• _Work required_
Provide the material again, with every line intact and exact.
──────────────────────────────
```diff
+#define MMAE_DISPATCH_HELPER(BN_)                                                                        \
+  do {                                                                                                   \
+    if (!b_mn_major) return launch_gemm<BN_, 1, false, false, true>(tmA, tmB, tmC, tmH, p, st);          \
+    return launch_gemm<BN_, 1, false, true, true>(tmA, tmB, tmC, tmH, p, st);                            \
+  } while (0)
+    if (variant == 0) MMAE_DISPATCH_HELPER(64);
+    if (variant == 3) MMAE_DISPATCH_HELPER(192);
+    if (variant == 2) MMAE_DISPATCH_HELPER(256);
+    MMAE_DISPATCH_HELPER(128);
+#undef MMAE_DISPATCH_HELPER
+  }
 #define MMAE_DISPATCH(BN_, CL_)                                                                      \
   do {                                                                                               \
-    if (!a_mn_major && !b_mn_major) return launch_gemm<BN_, CL_, false, false>(tmA, tmB, tmC, p, st); \
-    if (!a_mn_major && b_mn_major) return launch_gemm<BN_, CL_, false, true>(tmA, tmB, tmC, p, st);   \
-    if (a_mn_major && !b_mn_major) return launch_gemm<BN_, CL_, true, false>(tmA, tmB, tmC, p, st);   \
-    return launch_gemm<BN_, CL_, true, true>(tmA, tmB, tmC, p, st);                                  \
+    if (!a_mn_major && !b_mn_major) return launch_gemm<BN_, CL_, false, false>(tmA, tmB, tmC, tmH, p, st); \
+    if (!a_mn_major && b_mn_major) return launch_gemm<BN_, CL_, false, true>(tmA, tmB, tmC, tmH, p, st);   \
+    if (a_mn_major && !b_mn_major) return launch_gemm<BN_, CL_, true, false>(tmA, tmB, tmC, tmH, p, st);   \
+    return launch_gemm<BN_, CL_, true, true>(tmA, tmB, tmC, tmH, p, st);                                  \
   } while (0)
   if (variant == 4) MMAE_DISPATCH(256, 2);
   if (variant == 6) MMAE_DISPATCH(128, 2);
   if (variant == 5) {
-    if (!a_mn_major) return launch_gemm<192, 2, false, false>(tmA, tmB, tmC, p, st);
-    return launch_gemm<192, 2, true, false>(tmA, tmB, tmC, p, st);
+    if (!a_mn_major) return launch_gemm<192, 2, false, false>(tmA, tmB, tmC, tmH, p, st);
+    return launch_gemm<192, 2, true, false>(tmA, tmB, tmC, tmH, p, st);
   }
   if (variant == 0) MMAE_DISPATCH(64, 1);
   if (variant == 3) MMAE_DISPATCH(192, 1);
diff --git a/multimae_b200/csrc/modules.cu b/multimae_b200/csrc/modules.cu
--- a/multimae_b200/csrc/modules.cu
+++ b/multimae_b200/csrc/modules.cu
@@ -55,10 +55,7 @@
   ep.ld_out_f32 = N;
   return mmae_gemm_bf16(x, K, 0, W, K, 0, M, N, K, 1, &ep, st);
 }
-int g_fuse_gelu = []() {
-  const char* e = getenv("MMAE_FUSE_GELU");
-  return e ? atoi(e) : 0;
-}();
+int g_fuse_gelu = 1;
 
 int linear_gelu(const bf16* x, const bf16* W, const float* b, bf16* z, bf16* a, int M, int N, int K, void* st) {
   mmae_gemm_epilogue ep = ep_zero();
@@ -80,22 +77,14 @@
 int dgrad_bf16(const bf16* dy, int64_t lddy, const bf16* W, const bf16* dgelu_z, bf16* dx, int M, int Nout, int Kin,
                void* st) {
   mmae_gemm_epilogue ep = ep_zero();
-  const bool fused = dgelu_z != nullptr && g_fuse_gelu;
-  ep.dgelu_z = fused ? dgelu_z : nullptr;
-  ep.ld_dgelu_z = Kin;
   ep.out_bf16 = dx;
   ep.ld_out_bf16 = Kin;
   int rc = mmae_gemm_bf16(dy, lddy, 0, W, Kin, 1, M, Kin, Nout, 1, &ep, st);
-  if (rc != MMAE_OK || dgelu_z == nullptr || fused) return rc;
+  if (rc != MMAE_OK || dgelu_z == nullptr) return rc;
   return mmae_gelu_bf16(dgelu_z, dx, int64_t(M) * Kin, 1, st);
 }
 int dgrad_dgelu_colsum(const bf16* dy, int64_t lddy, const bf16* W, const bf16* z, bf16* dz, float* db, int M, int Nout,
                        int Kin, void* st) {
-  if (g_fuse_gelu) {
-    int rc = dgrad_bf16(dy, lddy, W, z, dz, M, Nout, Kin, st);
-    if (rc != MMAE_OK) return rc;
-    return mmae_colsum_bf16(dz, Kin, db, M, Kin, st);
-  }
   int rc = dgrad_bf16(dy, lddy, W, nullptr, dz, M, Nout, Kin, st);
   if (rc != MMAE_OK) return rc;
   return mmae_dgelu_colsum_bf16(z, dz, Kin, db, M, Kin, st);
@@ -175,7 +164,7 @@
 SideStream g_side;
 int g_wgrad_stream = []() {
   const char* e = getenv("MMAE_WGRAD_STREAM");
-  return e ? atoi(e) : 0;
+  return e ? atoi(e) : 1;
 }();
 
 bool side_ready() {
diff --git a/multimae_b200/kernels.py b/multimae_b200/kernels.py
--- a/multimae_b200/kernels.py
+++ b/multimae_b200/kernels.py
@@ -12,7 +12,7 @@
 
 
 def gemm(A, B, *, a_mn=False, b_mn=False, bias=None, act=0, residual=None, dgelu_z=None, preact=None,
-         out_f32=None, out_bf16=None, accumulate=False, split_k=1, alpha=1.0):
+         out_f32=None, out_bf16=None, accumulate=False, split_k=1, alpha=1.0, colsum=None):
     _need_cuda(A, B)
     assert A.dtype == torch.bfloat16 and B.dtype == torch.bfloat16
     assert A.dim() == 2 and B.dim() == 2 and A.stride(1) == 1 and B.stride(1) == 1
@@ -41,6 +41,9 @@
     if bias is not None:
         assert bias.dtype == torch.float32 and bias.numel() == N
         ep.bias = bias.data_ptr()
+    if colsum is not None:
+        assert colsum.dtype == torch.float32 and colsum.numel() == N and colsum.is_contiguous()
+        ep.colsum = colsum.data_ptr()
     L.check(L.lib().mmae_gemm_bf16(A.data_ptr(), A.stride(0), int(a_mn), B.data_ptr(), B.stride(0), int(b_mn),
                                    M, N, K, split_k, ctypes.byref(ep), L.current_stream()), "mmae_gemm_bf16")
 
```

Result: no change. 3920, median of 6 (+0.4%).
──────────────────────────────
• _Answer area_
```diff
+#define MMAE_DISPATCH_HELPER(BN_)                                                                        \
+  do {                                                                                                   \
+    if (!b_mn_major) return launch_gemm<BN_, 1, false, false, true>(tmA, tmB, tmC, tmH, p, st);          \
+    return launch_gemm<BN_, 1, false, true, true>(tmA, tmB, tmC, tmH, p, st);                            \
+  } while (0)
+    if (variant == 0) MMAE_DISPATCH_HELPER(64);
+    if (variant == 3) MMAE_DISPATCH_HELPER(192);
+    if (variant == 2) MMAE_DISPATCH_HELPER(256);
+    MMAE_DISPATCH_HELPER(128);
+#undef MMAE_DISPATCH_HELPER
+  }
 #define MMAE_DISPATCH(BN_, CL_)                                                                      \
   do {                                                                                               \
-    if (!a_mn_major && !b_mn_major) return launch_gemm<BN_, CL_, false, false>(tmA, tmB, tmC, p, st); \
-    if (!a_mn_major && b_mn_major) return launch_gemm<BN_, CL_, false, true>(tmA, tmB, tmC, p, st);   \
-    if (a_mn_major && !b_mn_major) return launch_gemm<BN_, CL_, true, false>(tmA, tmB, tmC, p, st);   \
-    return launch_gemm<BN_, CL_, true, true>(tmA, tmB, tmC, p, st);                                  \
+    if (!a_mn_major && !b_mn_major) return launch_gemm<BN_, CL_, false, false>(tmA, tmB, tmC, tmH, p, st); \
+    if (!a_mn_major && b_mn_major) return launch_gemm<BN_, CL_, false, true>(tmA, tmB, tmC, tmH, p, st);   \
+    if (a_mn_major && !b_mn_major) return launch_gemm<BN_, CL_, true, false>(tmA, tmB, tmC, tmH, p, st);   \
+    return launch_gemm<BN_, CL_, true, true>(tmA, tmB, tmC, tmH, p, st);                                  \
   } while (0)
   if (variant == 4) MMAE_DISPATCH(256, 2);
   if (variant == 6) MMAE_DISPATCH(128, 2);
   if (variant == 5) {
-    if (!a_mn_major) return launch_gemm<192, 2, false, false>(tmA, tmB, tmC, p, st);
-    return launch_gemm<192, 2, true, false>(tmA, tmB, tmC, p, st);
+    if (!a_mn_major) return launch_gemm<192, 2, false, false>(tmA, tmB, tmC, tmH, p, st);
+    return launch_gemm<192, 2, true, false>(tmA, tmB, tmC, tmH, p, st);
   }
   if (variant == 0) MMAE_DISPATCH(64, 1);
   if (variant == 3) MMAE_DISPATCH(192, 1);
diff --git a/multimae_b200/csrc/modules.cu b/multimae_b200/csrc/modules.cu
--- a/multimae_b200/csrc/modules.cu
+++ b/multimae_b200/csrc/modules.cu
@@ -55,10 +55,7 @@
   ep.ld_out_f32 = N;
   return mmae_gemm_bf16(x, K, 0, W, K, 0, M, N, K, 1, &ep, st);
 }
-int g_fuse_gelu = []() {
-  const char* e = getenv("MMAE_FUSE_GELU");
-  return e ? atoi(e) : 0;
-}();
+int g_fuse_gelu = 1;
 
 int linear_gelu(const bf16* x, const bf16* W, const float* b, bf16* z, bf16* a, int M, int N, int K, void* st) {
   mmae_gemm_epilogue ep = ep_zero();
@@ -80,22 +77,14 @@
 int dgrad_bf16(const bf16* dy, int64_t lddy, const bf16* W, const bf16* dgelu_z, bf16* dx, int M, int Nout, int Kin,
                void* st) {
   mmae_gemm_epilogue ep = ep_zero();
-  const bool fused = dgelu_z != nullptr && g_fuse_gelu;
-  ep.dgelu_z = fused ? dgelu_z : nullptr;
-  ep.ld_dgelu_z = Kin;
   ep.out_bf16 = dx;
   ep.ld_out_bf16 = Kin;
   int rc = mmae_gemm_bf16(dy, lddy, 0, W, Kin, 1, M, Kin, Nout, 1, &ep, st);
-  if (rc != MMAE_OK || dgelu_z == nullptr || fused) return rc;
+  if (rc != MMAE_OK || dgelu_z == nullptr) return rc;
   return mmae_gelu_bf16(dgelu_z, dx, int64_t(M) * Kin, 1, st);
 }
 int dgrad_dgelu_colsum(const bf16* dy, int64_t lddy, const bf16* W, const bf16* z, bf16* dz, float* db, int M, int Nout,
                        int Kin, void* st) {
-  if (g_fuse_gelu) {
-    int rc = dgrad_bf16(dy, lddy, W, z, dz, M, Nout, Kin, st);
-    if (rc != MMAE_OK) return rc;
-    return mmae_colsum_bf16(dz, Kin, db, M, Kin, st);
-  }
   int rc = dgrad_bf16(dy, lddy, W, nullptr, dz, M, Nout, Kin, st);
   if (rc != MMAE_OK) return rc;
   return mmae_dgelu_colsum_bf16(z, dz, Kin, db, M, Kin, st);
@@ -175,7 +164,7 @@
 SideStream g_side;
 int g_wgrad_stream = []() {
   const char* e = getenv("MMAE_WGRAD_STREAM");
-  return e ? atoi(e) : 0;
+  return e ? atoi(e) : 1;
 }();
 
 bool side_ready() {
diff --git a/multimae_b200/kernels.py b/multimae_b200/kernels.py
--- a/multimae_b200/kernels.py
+++ b/multimae_b200/kernels.py
@@ -12,7 +12,7 @@
 
 
 def gemm(A, B, *, a_mn=False, b_mn=False, bias=None, act=0, residual=None, dgelu_z=None, preact=None,
-         out_f32=None, out_bf16=None, accumulate=False, split_k=1, alpha=1.0):
+         out_f32=None, out_bf16=None, accumulate=False, split_k=1, alpha=1.0, colsum=None):
     _need_cuda(A, B)
     assert A.dtype == torch.bfloat16 and B.dtype == torch.bfloat16
     assert A.dim() == 2 and B.dim() == 2 and A.stride(1) == 1 and B.stride(1) == 1
@@ -41,6 +41,9 @@
     if bias is not None:
         assert bias.dtype == torch.float32 and bias.numel() == N
         ep.bias = bias.data_ptr()
+    if colsum is not None:
+        assert colsum.dtype == torch.float32 and colsum.numel() == N and colsum.is_contiguous()
+        ep.colsum = colsum.data_ptr()
     L.check(L.lib().mmae_gemm_bf16(A.data_ptr(), A.stride(0), int(a_mn), B.data_ptr(), B.stride(0), int(b_mn),
                                    M, N, K, split_k, ctypes.byref(ep), L.current_stream()), "mmae_gemm_bf16")
 
```

Result: no change. 3920, median of 6 (+0.4%).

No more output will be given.